Project Guidelines


The project reports will be due on Friday, August 10.

One of the key components of this class will be an independent project. This will allow you to practice using the tools we have learned in class, and gain some real-world experience working with data.

The focus of the project will be on retrieving, storing, querying, and analyzing data. In particular, you will:

  1. Identify a topic of interest.
  2. Acquire relevant datasets.
  3. Integrate these datasets into a database.
  4. Summarize/analyze/query the datasets.
  5. Produce charts/tables/visuals to illustrate your findings.
  6. Present your work in written and oral form.

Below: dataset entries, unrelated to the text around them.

struct DwArgs {
    NetP net;
    int n_agents, n_sets;
    const float* x;
    const float* act;
    const float* g3;
    const float* part_m;
    const unsigned* sm;
    float* partG;
    int abl;
    unsigned long long* stamp;
};
template <int S, class NET>
__global__ __launch_bounds__(NT) void dw_kernel(const DwArgs p) {
    constexpr int KG = NET::KG, LDZ = 160;
    constexpr int XC = NET::critic ? 2 : 1;
    constexpr bool SGN = !NET::critic;
    __shared__ __attribute__((aligned(16))) unsigned short sgn16[2][TILE];
    __shared__ __attribute__((aligned(16))) f16 smimg[2][TILE * LDZ];
    __shared__ __attribute__((aligned(16))) f16x8 fq[2][TILE * 2];
    __shared__ __attribute__((aligned(16))) f16x8 fa[2][TILE * 2];
    __shared__ float gred[8];
    const int tid = threadIdx.x, w = tid >> 6, lane = tid & 63, r = lane & 31, h = lane >> 5;
    const int set = blockIdx.x % p.n_sets, j0 = blockIdx.x / p.n_sets, J = gridDim.x / p.n_sets, P = p.n_agents / p.n_sets;
    const float gsc = set_gscale(p.part_m, set, p.n_sets, J, gred);
    const f16x8* wf1 = p.net.wf1h + (long)set * NGT_MAX * 64 + lane;
    const int xt = NET::critic ? 8 + (w >> 2) : 8, xrh = NET::critic ? (w >> 1) & 1 : (w >> 2) & 1, xc0 = NET::critic ? 2 * (w & 1) : (w & 3);
    const f16x8 wf0 = wf1[64 * w], wfx = wf1[64 * xt];
    f32x16 G0[4], G1[XC];
    const f32x16 zero16 = {};
#pragma unroll
    for (int c = 0; c < 4; ++c) G0[c] = zero16;
#pragma unroll
    for (int c = 0; c < XC; ++c) G1[c] = zero16;

    const int srow = tid >> 3, sch = tid & 7, frow = tid >> 1, fh = tid & 1;
    unsigned ma = 0, mb = 0;
    float sx[4] = {0.f, 0.f, 0.f, 0.f}, sg = 0.f, sa = 0.f, ga = 0.f, gb = 0.f;
    auto fetch_m = [&](int pl, unsigned& m, float& g) {
        const long ri = (long)(((FSPLIT_ABL(p.abl) & 1) ? j0 : pl) * p.n_sets + set) * TILE + srow;
        m = p.sm[ri * 4 + (sch >> 1)];
        if (NET::critic) g = p.g3[ri];
    };
    auto fetch_x = [&](int pl) {
        if (pl >= P || tid >= 2 * TILE) return;
        const long ri = (long)(pl * p.n_sets + set) * TILE + frow;
        load_x<S>(p.x, ri, sx);
        sg = p.g3[ri];
        if (NET::critic) sa = p.act[ri];
    };
    auto stage = [&](int pl, int buf, unsigned m, float g) {
        if (pl >= P) return;
        uint4* dst = (uint4*)(smimg[buf] + srow * LDZ + 16 * sch);
        mask_chunk16(m, sch, mask_one(g, NET::critic), dst[0], dst[1]);
        if (tid < 2 * TILE) {
            const float g = fabsf(sg) * gsc;
            fq[buf][tid] = make_xg(g * sx[0], g * sx[1], g * sx[2], g * sx[3], g, fh);
            if (NET::critic) fa[buf][tid] = make_xg(g * sa, 0.f, 0.f, 0.f, g, fh);
            if (SGN && fh == 0) sgn16[buf][frow] = sg < 0.f ? 0x8000 : 0;
        }
    };
    const int g4 = lane >> 4, q = (lane & 15) >> 2, pp = lane & 3;
    typedef _Float16 f16x4 __attribute__((ext_vector_type(4)));
    auto read_tr = [&](const f16* at) {
        return __builtin_bit_cast(f16x4, __builtin_amdgcn_ds_read_tr16_b64_v4bf16((__attribute__((address_space(3))) bf16x4*)at));
    };
    auto read_b = [&](int buf, int e, int s, f16x8 (&bfr)[4]) {
#pragma unroll
        for (int c = 0; c < 4; ++c)
#pragma unroll
            for (int hf = 0; hf < 2; ++hf) {
                const int R0 = 32 * e + 16 * s + 8 * hf + 4 * (g4 >> 1);
                const f16x4 t = read_tr(smimg[buf] + (R0 + q) * LDZ + 32 * c + 16 * (g4 & 1) + 4 * pp);
#pragma unroll
                for (int j = 0; j < 4; ++j) bfr[c][4 * hf + j] = t[j];
            }
    };
    auto split16e = [&](const f32x16& p1, unsigned (&qh)[8], unsigned (&ql)[8], int buf, int e) {
        if (FSPLIT_ABL(p.abl) & 4) {
#pragma unroll
            for (int m = 0; m < 8; ++m) qh[m] = __float_as_uint(p1[2 * m]), ql[m] = __float_as_uint(p1[2 * m + 1]);
            return;
        }
#pragma unroll
        for (int m = 0; m < 8; ++m) split2h(relu(p1[2 * m]), relu(p1[2 * m + 1]), qh[m], ql[m]);
        if (SGN) {
#pragma unroll
            for (int qd = 0; qd < 4; ++qd) {
                const uint2 sw = *(const uint2*)((const unsigned*)sgn16[buf] + 16 * e + 4 * qd + 2 * h);
                qh[2 * qd] ^= sw.x, ql[2 * qd] ^= sw.x, qh[2 * qd + 1] ^= sw.y, ql[2 * qd + 1] ^= sw.y;
            }
        }
    };
    auto compute = [&](int buf) {
        unsigned ah[8], al[8], bh[8], bl[8];
        split16e(mfmah(fq[buf][r * 2 + h], wf0, zero16), ah, al, buf, 0);
        __builtin_amdgcn_sched_barrier(0);
        {
            const f32x16 p1 = mfmah(fq[buf][(32 + r) * 2 + h], wf0, zero16);
#pragma unroll
            for (int s = 0; s < 2; ++s) {
                f16x8 bfr[4];
                read_b(buf, 0, s, bfr);
                const f16x8 hi = fragh(ah[4 * s], ah[4 * s + 1], ah[4 * s + 2], ah[4 * s + 3]);
                const f16x8 lo = fragh(al[4 * s], al[4 * s + 1], al[4 * s + 2], al[4 * s + 3]);
#pragma unroll
                for (int c = 0; c < 4; ++c) G0[c] = mfmah(hi, bfr[c], G0[c]), G0[c] = mfmah(lo, bfr[c], G0[c]);
            }
            split16e(p1, bh, bl, buf, 1);
            __builtin_amdgcn_sched_group_barrier(0x008, 1, 0);
#pragma unroll
            for (int s = 0; s < 2; ++s) {
                __builtin_amdgcn_sched_group_barrier(0x100, 8, 0);
#pragma unroll
                for (int i = 0; i < 8; ++i) {
                    __builtin_amdgcn_sched_group_barrier(0x008, 1, 0);
                    __builtin_amdgcn_sched_group_barrier(0x002, SGN ? 4 : 3, 0);
                }
            }
            __builtin_amdgcn_sched_barrier(0);
        }
        {
            const f16x8 xin = NET::critic ? fa[buf][(32 * xrh + r) * 2 + h] : fq[buf][(32 * xrh + r) * 2 + h];
            const f32x16 px = mfmah(xin, wfx, zero16);
#pragma unroll
            for (int s = 0; s < 2; ++s) {
                f16x8 bfr[4];
                read_b(buf, 1, s, bfr);
                const f16x8 hi = fragh(bh[4 * s], bh[4 * s + 1], bh[4 * s + 2], bh[4 * s + 3]);
                const f16x8 lo = fragh(bl[4 * s], bl[4 * s + 1], bl[4 * s + 2], bl[4 * s + 3]);
#pragma unroll
                for (int c = 0; c < 4; ++c) G0[c] = mfmah(hi, bfr[c], G0[c]), G0[c] = mfmah(lo, bfr[c], G0[c]);
            }
            split16e(px, ah, al, buf, xrh);
            __builtin_amdgcn_sched_group_barrier(0x008, 1, 0);
#pragma unroll
            for (int s = 0; s < 2; ++s) {
                __builtin_amdgcn_sched_group_barrier(0x100, 8, 0);
#pragma unroll
                for (int i = 0; i < 8; ++i) {
                    __builtin_amdgcn_sched_group_barrier(0x008, 1, 0);
                    __builtin_amdgcn_sched_group_barrier(0x002, SGN ? 4 : 3, 0);
                }
            }
            __builtin_amdgcn_sched_barrier(0);
        }
#pragma unroll
        for (int s = 0; s < 2; ++s) {
            const f16x8 hi = fragh(ah[4 * s], ah[4 * s + 1], ah[4 * s + 2], ah[4 * s + 3]);
            const f16x8 lo = fragh(al[4 * s], al[4 * s + 1], al[4 * s + 2], al[4 * s + 3]);
#pragma unroll
            for (int c = 0; c < XC; ++c) {
                f16x8 bx;
#pragma unroll
                for (int hf = 0; hf < 2; ++hf) {
                    const int R0 = 32 * xrh + 16 * s + 8 * hf + 4 * (g4 >> 1);
                    const f16x4 t = read_tr(smimg[buf] + (R0 + q) * LDZ + 32 * (xc0 + c) + 16 * (g4 & 1) + 4 * pp);
#pragma unroll
                    for (int j = 0; j < 4; ++j) bx[4 * hf + j] = t[j];
                }
                G1[c] = mfmah(hi, bx, G1[c]);
                G1[c] = mfmah(lo, bx, G1[c]);
            }
        }
    };
    if (j0 < P) fetch_m(j0, ma, ga);
    fetch_x(j0);
    if (j0 + J < P) fetch_m(j0 + J, mb, gb);
    stage(j0, 0, ma, ga);
    __syncthreads();
#ifdef AVD_STAMP
    unsigned long long tacc[4] = {0, 0, 0, 0}, tlast = __builtin_amdgcn_s_memtime();
#define STAMP(i) { const unsigned long long t_ = __builtin_amdgcn_s_memtime(); tacc[i] += t_ - tlast; tlast = t_; }
#else
#define STAMP(i)
#endif
    for (int pi = j0; pi < P; pi += 2 * J) {
        fetch_x(pi + J);
        if (pi + 2 * J < P) fetch_m(pi + 2 * J, ma, ga);
        STAMP(0);
        compute(0);
        STAMP(1);
        stage(pi + J, 1, mb, gb);
        STAMP(2);
        if (!(FSPLIT_ABL(p.abl) & 2)) __syncthreads();
        STAMP(3);
        if (pi + J < P) {
            fetch_x(pi + 2 * J);
            if (pi + 3 * J < P) fetch_m(pi + 3 * J, mb, gb);
            STAMP(0);
            compute(1);
            STAMP(1);
            stage(pi + 2 * J, 0, ma, ga);
            STAMP(2);
            if (!(FSPLIT_ABL(p.abl) & 2)) __syncthreads();
            STAMP(3);
        }
    }
#ifdef AVD_STAMP
    if (p.stamp && blockIdx.x == 16 && lane == 0)
        for (int i = 0; i < 4; ++i) p.stamp[w * 8 + i] = tacc[i];
#endif
    const float dsc = 1.f / (gsc * S1);
    float* comb = (float*)&smimg[0][0];
    const int cidx = NET::critic ? 2 * (w >> 2) + (w & 1) : (w & 3);
    if (xrh == 1) {
#pragma unroll
        for (int c = 0; c < XC; ++c)
#pragma unroll
            for (int k = 0; k < 16; ++k) comb[((cidx * XC + c) * 16 + k) * 64 + lane] = G1[c][k];
    }
    __syncthreads();
#pragma unroll
    for (int c = 0; c < 4; ++c) {
        float* dst = p.partG + ((long)blockIdx.x * KG + 32 * w) * H2 + 32 * c + r;
#pragma unroll
        for (int k = 0; k < 16; ++k) dst[(long)acc_row(k, h) * H2] = G0[c][k] * dsc;
    }
    if (xrh == 0) {
#pragma unroll
        for (int c = 0; c < XC; ++c) {
            float* dst = p.partG + ((long)blockIdx.x * KG + 32 * xt) * H2 + 32 * (xc0 + c) + r;
#pragma unroll
            for (int k = 0; k < 16; ++k) dst[(long)acc_row(k, h) * H2] = (G1[c][k] + comb[((cidx * XC + c) * 16 + k) * 64 + lane]) * dsc;
        }
    }
}

struct DxArgs {
    NetP net;
    int n_agents, n_sets;
    const f16x8* xfh;
    const float* act;
    int L_cWa, L_cba;
    const float* g3;
    const float* part_m;
    const unsigned* sm;
    int unsigned_mask;
    float* partV;
    int abl;
    unsigned long long* stamp;
};
template <int S, class NET>
__global__ __launch_bounds__(NT) void dx_kernel(const DxArgs p) {
    constexpr int KP = NET::KP, LDZ = 136;
    constexpr float VSH = 1.f / 32.f;
    __shared__ __attribute__((aligned(16))) f16 smimg[2][TILE * LDZ];
    __shared__ __attribute__((aligned(16))) f16 xt[2][2][32 * 32];
    __shared__ __attribute__((aligned(16))) float g3s[2][TILE];
    __shared__ float gred[8];
    const int tid = threadIdx.x, w = __builtin_amdgcn_readfirstlane(tid >> 6), lane = tid & 63, r = lane & 31, h = lane >> 5, ft = w;
    const int set = blockIdx.x % p.n_sets, j0 = blockIdx.x / p.n_sets, J = gridDim.x / p.n_sets, P = p.n_agents / p.n_sets;
    const f32x16 zero16 = {};
    const float gsc = set_gscale(p.part_m, set, p.n_sets, J, gred);
    f16x8 wch[8], wcl[8];
    {
        const long at = ((long)set * KP + 32 * ft + r) * H2 + 8 * h;
#pragma unroll
        for (int s = 0; s < 8; ++s) wch[s] = *(const f16x8*)(p.net.Wchi + at + 16 * s), wcl[s] = *(const f16x8*)(p.net.Wclo + at + 16 * s);
    }
    const float swc = __uint_as_float(__builtin_amdgcn_readfirstlane(__float_as_uint(p.net.vec[(long)set * VEC + 2 * H2 + 2])));
    const float gv = gsc * VSH, vs = gsc * swc * VSH;
    const f16x8 wf = p.net.wf1h[((long)set * NGT_MAX + ft) * 64 + lane];
    f32x16 V = zero16;
    for (int i = tid; i < 2 * 2 * 32 * 32; i += NT) {
        const int k = (i >> 5) & 31;
        (&xt[0][0][0])[i] = (f16)(k == 8 ? 1.f : 0.f);
    }
    const int srow = tid >> 3, sch = tid & 7;
    unsigned dm = 0;
    float gn = 0.f, gs = 0.f;
    auto fetch = [&](int agent) {
        if (FSPLIT_ABL(p.abl) & 1) agent = j0 * p.n_sets + set;
        dm = p.sm[((long)agent * TILE + srow) * 4 + (sch >> 1)];
        if (NET::critic) gs = p.g3[(long)agent * TILE + srow];
        if (tid < TILE) gn = p.g3[(long)agent * TILE + tid];
    };
    auto stage = [&](int buf) {
        uint4* dst = (uint4*)(smimg[buf] + srow * LDZ + 16 * sch);
        mask_chunk16(dm, sch, mask_one(gs, NET::critic), dst[0], dst[1]);
        if (tid < TILE) g3s[buf][tid] = (p.unsigned_mask ? gn : fabsf(gn)) * gv;
    };
    f16x8 xfn0 = {}, xfn1 = {};
    auto fetch_x = [&](int agent) {
        xfn0 = p.xfh[((long)agent * TILE + r) * 2 + h];
        xfn1 = p.xfh[((long)agent * TILE + 32 + r) * 2 + h];
    };
    auto stage_x = [&](int buf) {
        if (w < 2 && h == 0) {
            f16x8 src = xfn0;
            if (w == 1) src = xfn1;
            asm volatile("" : "+v"(src));
#pragma unroll
            for (int k = 0; k < 8; ++k) xt[buf][w][k * 32 + r] = src[k];
        }
    };
    __syncthreads();
    if (j0 < P) fetch(j0 * p.n_sets + set), fetch_x(j0 * p.n_sets + set), stage(0), stage_x(0);
    __syncthreads();
#ifdef AVD_STAMP
    unsigned long long dacc[4] = {0, 0, 0, 0}, dlast = __builtin_amdgcn_s_memtime();
#define DXSTAMP(i) { const unsigned long long t_ = __builtin_amdgcn_s_memtime(); dacc[i] += t_ - dlast; dlast = t_; }
#else
#define DXSTAMP(i)
#endif
    int buf = 0;
    for (int pi = j0; pi < P; pi += J, buf ^= 1) {
        const bool more = pi + J < P;
        const f16x8 xf[2] = {xfn0, xfn1};
        if (more) fetch((pi + J) * p.n_sets + set), fetch_x((pi + J) * p.n_sets + set);
        DXSTAMP(0);
        auto read_a = [&](int e, f16x8 (&smf)[8]) {
            const f16* arow = smimg[buf] + (32 * e + r) * LDZ + 8 * h;
#pragma unroll
            for (int s = 0; s < 8; ++s) smf[s] = *(const f16x8*)(arow + 16 * s);
        };
        typedef _Float16 f16x4 __attribute__((ext_vector_type(4)));
        auto read_img = [&](const f16* img, f16x8 (&xb)[2]) {
#pragma unroll
            for (int s = 0; s < 2; ++s) {
                const f16x4 lo = *(const f16x4*)(img + r * 32 + 16 * s + 4 * h);
                const f16x4 hi = *(const f16x4*)(img + r * 32 + 16 * s + 8 + 4 * h);
#pragma unroll
                for (int j = 0; j < 4; ++j) xb[s][j] = lo[j], xb[s][4 + j] = hi[j];
            }
        };
        auto backward = [&](int e, const f32x16& dc, const f32x16& p1, unsigned (&vh)[8], unsigned (&vl)[8]) {
            if (FSPLIT_ABL(p.abl) & 4) {
#pragma unroll
                for (int m = 0; m < 8; ++m) vh[m] = __float_as_uint(dc[2 * m]) ^ __float_as_uint(p1[2 * m]), vl[m] = __float_as_uint(dc[2 * m + 1]);
                return;
            }
#pragma unroll
            for (int g = 0; g < 4; ++g) {
                const float4 gq = *(const float4*)(&g3s[buf][32 * e + 8 * g + 4 * h]);
                const float gg[4] = {gq.x, gq.y, gq.z, gq.w};
                float dm[4];
#pragma unroll
                for (int j = 0; j < 4; ++j) {
                    const int k = 4 * g + j;
                    dm[j] = p1[k] > 0.f ? dc[k] * gg[j] : 0.f;
                }
                split2h(dm[0], dm[1], vh[2 * g], vl[2 * g]);
                split2h(dm[2], dm[3], vh[2 * g + 1], vl[2 * g + 1]);
            }
        };
        f16x8 smf[8], xb0[2], xb1[2];
        unsigned vh0[8], vl0[8], vh1[8], vl1[8];
        read_a(0, smf);
        f32x16 dc0 = zero16;
#pragma unroll
        for (int s = 0; s < 8; ++s) dc0 = mfmah(smf[s], wch[s], dc0), dc0 = mfmah(smf[s], wcl[s], dc0);
        const f32x16 p10 = mfmah(xf[0], wf, zero16);
        __builtin_amdgcn_sched_barrier(0);
        read_a(1, smf);
        read_img(xt[buf][0], xb0);
        f32x16 dc1 = zero16;
#pragma unroll
        for (int s = 0; s < 8; ++s) dc1 = mfmah(smf[s], wch[s], dc1), dc1 = mfmah(smf[s], wcl[s], dc1);
        const f32x16 p11 = mfmah(xf[1], wf, zero16);
        backward(0, dc0, p10, vh0, vl0);
        __builtin_amdgcn_sched_group_barrier(0x100, 12, 0);
#pragma unroll
        for (int i = 0; i < 17; ++i) {
            __builtin_amdgcn_sched_group_barrier(0x008, 1, 0);
            __builtin_amdgcn_sched_group_barrier(0x002, 5, 0);
            __builtin_amdgcn_sched_group_barrier(0x100, 1, 0);
        }
        __builtin_amdgcn_sched_barrier(0);
        read_img(xt[buf][1], xb1);
#pragma unroll
        for (int s = 0; s < 2; ++s) {
            V = mfmah(fragh(vh0[4 * s], vh0[4 * s + 1], vh0[4 * s + 2], vh0[4 * s + 3]), xb0[s], V);
            V = mfmah(fragh(vl0[4 * s], vl0[4 * s + 1], vl0[4 * s + 2], vl0[4 * s + 3]), xb0[s], V);
        }
        backward(1, dc1, p11, vh1, vl1);
#pragma unroll
        for (int s = 0; s < 2; ++s) {
            V = mfmah(fragh(vh1[4 * s], vh1[4 * s + 1], vh1[4 * s + 2], vh1[4 * s + 3]), xb1[s], V);
            V = mfmah(fragh(vl1[4 * s], vl1[4 * s + 1], vl1[4 * s + 2], vl1[4 * s + 3]), xb1[s], V);
        }
        DXSTAMP(1);
        if (more) stage(buf ^ 1), stage_x(buf ^ 1);
        DXSTAMP(2);
        if (!(FSPLIT_ABL(p.abl) & 2)) __syncthreads();
        DXSTAMP(3);
    }
#ifdef AVD_STAMP
    if (p.stamp && blockIdx.x == 16 && lane == 0)
        for (int i = 0; i < 4; ++i) p.stamp[w * 8 + i] = dacc[i];
#endif
    const float ivs = 1.f / vs;
    if (r < 16) {
        float* pv = p.partV + ((long)blockIdx.x * KP + 32 * ft) * 16 + r;
#pragma unroll
        for (int k = 0; k < 16; ++k) pv[(long)acc_row(k, h) * 16] = V[k] * ivs;
    }
}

You should aim to conduct exploratory data analysis, rather than building a statistical or predictive model. You can build a model if you have time at the end, but this is likely to be time consuming and is not the focus of our class.

Data

For this step, you will need to find an interesting source of data and collect the data that you need. You will want to create a database that can be used to store your data. You are encouraged to create an ER diagram first and then translate the ER diagram into a set of tables in MySQL.

Since the summer term is short, you should focus on acquiring data that is readily available and easy to work with; otherwise, you could run the risk of spending all of your time on data acquisition. You can gather data by:

  1. Scraping the web
  2. Querying an API
  3. Importing a CSV/Excel spreadsheet

A list of possible data sources includes:

Category Sample Data Sources
Misc Zillow
Yelp
MSR Open Data
Movement Google Maps
Citibike data
Music LastFM
Spotify Metadata API
Social media Twitter APIs
Facebook API
News NYTimes APIs
Politics and Government World Bank APIs
Sunlight Foundation
New York City Open Data

You can search a large range of APIs at:

You can find more resources in our GitHub repository.

Analysis

Load the data in the database and run at least 3 “interesting” SQL queries (including queries with joins and/or group by). Analyze the results of these queries (e.g., by retrieving the data from SQL using Python and visualizing the results using Pandas, or by doing a statistical analysis). Present at least 3 plots and/or tables. Describe the insights that you learned from this data analysis.

You can look for inspiration on the following sites. The analyses are generally much more sophisticated than what I expect for the final projects (i.e. many are produced by professional journalists), but you might get some ideas:

Deliverable

Create a slide presentation (~10 slides), with the description of your projects and your results. Also submit an iPython notebook with your code and technical details. The presentation should contain:

  1. The stated goal of the project. What are you trying to investigate? What are your hypotheses/expectations?
  2. A description of the data sources. What data do you use? How did you get the data - by downloading a CSV file, by using a web API, or by crawling?
  3. A description of the non-trivial manipulations that you performed on the data, if any.
  4. The database schema. How did you store the data?
  5. An explanation of the queries you ran against the data (no need to show the results), and the objective of each query.
  6. A presentation of the results of your data analysis, either as visualizations, or through some statistical tables.

Final checklist

The notebook should be used to generate a self-contained, replicable analysis. This means that:

  1. If possible, the notebook should contain code for downloading the datasets you used.
  2. If you build a SQL database, the notebook should contain code for creating the schema and uploading data in the database.
  3. The analysis should run beginning to end with a press of the play button.
  4. You should ensure that you eliminate all manual steps required in your analysis.
  5. Ensure that you use Python and SQL in your analysis. You are free to use R in addition to (but not as a replacement of) Python/SQL.
  6. Ensure that you use at least three SQL queries on your data, including GROUP BY and/or JOIN queries. Do not use Pandas as a replacement of the SQL queries. Pandas is extremely efficient in running SQL-like queries (in fact, it runs an in-memory SQL database as a backend) but our goal is to learn SQL.
  7. Ensure that you have at least three plots or tables in your final writeup.
  8. Include text in the notebook, so that your overall analysis is a readable report, not just code.